Through our proprietary process, we apply the results Modern Portfolio Theory gives us to each major asset class (Large, Mid, Small, International, and Fixed). Once we know how much is appropriate to invest in each sector for you, we then review different Indices in each asset class area to help determine an overweight or underweight in value, growth, or blend companies. This is accomplished by looking back at the 60, 90, and 120-day moving averages of these sectors and comparing them against one another. This process is using what economists call a "lagging" indicator, however, we have found that this helps with determining the emphasis as to where your dollars belong in an overweight versus underweight capacity. For example, If we focus on large cap, most people will think of the S&P 500. This represents 500 US large companies and is supposed to be a good indicator as to how the health of the stock market is in the United States. MPT told us that you should invest 25% of your money for example in Large US companies. We then look at the moving averages described above and determine that most of your allocation in this asset class over the past 60, 90, and 120-day moving averages was doing very well if you were over allocated to the growth versus value area. We then would determine how much of the 25% should be invested in Large US Growth Equities. We do this for all 5 of the major asset classes MPT gives us advice on. Moving Averages are misunderstood but are a major lagging economic indicator that helps us determine your overweight or underweight into each major asset class. There are two different types of moving averages we review. A Simple Moving Average (SMA) applies an equal weight to all observations in the period, where as an exponential moving average (EMA) puts an emphasis on the more recent movements. Once we've reviewed the moving averages of the 5 asset classes, we determine the overall allocation percentages of each portfolio. We then move to step three, choosing the investments.

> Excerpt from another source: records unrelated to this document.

## Software-pipeline LDS stage reads one step ahead in sweep and rollout loops

Adds a double-buffered register stage so the LDS reads for step t±1 are issued before computing step t, in both the backward sweep and the forward rollout, for unconstrained non-padded modes. The DMA lookahead is restructured so the whole ring is in flight (LA = NSTAGE) while waits use one fewer slot, and an explicit LDS drain waitcnt is inserted per step. The aim is to hide LDS read latency behind the previous step's math. The cost is extra register pressure, and the rollout ring is capped at four slots in regularised modes.

```diff
diff --git a/mpc.pytorch_amd/csrc/lqr_dpp16.hip b/mpc.pytorch_amd/csrc/lqr_dpp16.hip
--- a/mpc.pytorch_amd/csrc/lqr_dpp16.hip
+++ b/mpc.pytorch_amd/csrc/lqr_dpp16.hip
@@ -435,6 +435,7 @@
 }
 }
 
+#define MPC_LDS_DRAIN() __builtin_amdgcn_s_waitcnt(0xc07f)
 #include "lqr_dpp16_body.h"
 
 namespace mpclqr {
diff --git a/mpc.pytorch_amd/csrc/lqr_dpp16_body.h b/mpc.pytorch_amd/csrc/lqr_dpp16_body.h
--- a/mpc.pytorch_amd/csrc/lqr_dpp16_body.h
+++ b/mpc.pytorch_amd/csrc/lqr_dpp16_body.h
@@ -16,6 +16,12 @@
 #endif
 #ifndef MPC_DPP16_QP_WARM
 #define MPC_DPP16_QP_WARM 0
+#endif
+#ifndef MPC_DPP16_PREFETCH
+#define MPC_DPP16_PREFETCH 3
+#endif
+#ifndef MPC_LDS_DRAIN
+#define MPC_LDS_DRAIN()
 #endif
 
 #ifdef MPC_DPP16_PAD
@@ -51,6 +57,8 @@
 
 constexpr bool con(int MODE) { return MODE == 1 || MODE == 2; }
 constexpr bool rgm(int MODE) { return MODE < 1; }
+enum { PF_SWEEP = 1, PF_ROLL = 2 };
+constexpr bool pf(int MODE, int HALF) { return !PADK && !con(MODE) && ((MPC_DPP16_PREFETCH) & HALF) != 0; }
 
 enum { RG_STEPS = 64 };
 template <bool ON> struct Gains {};
@@ -1252,9 +1260,12 @@
     }
     st.price_on = MULTI || wv::any(st.alpha != 1.f);
     const bool use_zm = con(MODE) && p.zero_mask != nullptr;
-    enum { NS = RollRing<MODE, DIRECT>::SLOTS, LA = NS - 1, ND = RollDma<MODE, DIRECT>::N };
-    static_assert((LA - 1) * ND + 2 * LA < 64, "vmcnt is 6 bits");
+    constexpr bool PF = pf(MODE, PF_ROLL) && !DIRECT;
+    enum { NSE = RollRing<MODE, DIRECT>::SLOTS & ~1, NS = PF ? (rgm(MODE) && NSE > 4 ? 4 : NSE) : (int)RollRing<MODE, DIRECT>::SLOTS,
+           LA = PF ? NS : NS - 1, LW = NS - 1, ND = RollDma<MODE, DIRECT>::N };
+    static_assert(NS >= 2 && (LW - 1) * ND + 2 * LA < 64, "vmcnt is 6 bits");
     unsigned zq[NS];
+    RoStage ro[2];
 #pragma unroll
     for (int i = 0; i < NS; ++i) zq[i] = 0u;
     dma_seek<MODE, true, DIRECT>(d, p, L, wave);
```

3. Investment Choice - Performance, Costs, Track Records

After reviewing Modern Portfolio Theory and Moving Averages of Major Indices, our final decisions are the actual investments that match the research. There are many choices in each asset class that will ultimately match our final results, and it is our job to further breakdown which ones to choose and why. We look at three areas once we have identified multiple investments that match our results. Performance is one area we do look at, but it is not the only area. What you start to realize is that performance is affected based on other major factors like costs to buy and sell the investment, and also the track record of the company or team that is managing the investment. Once we have had a chance to review performance, costs, and the track record of the investments that match, we can come up with one or two that make the most sense. You leave it to us to determine which one is most suitable for you. We are independent, so we do not sell our own funds and really choose what we think will perform the best. We always tell our clients that we sit on the same side of the fence as them. The reason we state this is because we share in your success. If we can shave costs and have better returns in your account, we both win! We have not met a client yet that does not like this transparency in our relationship.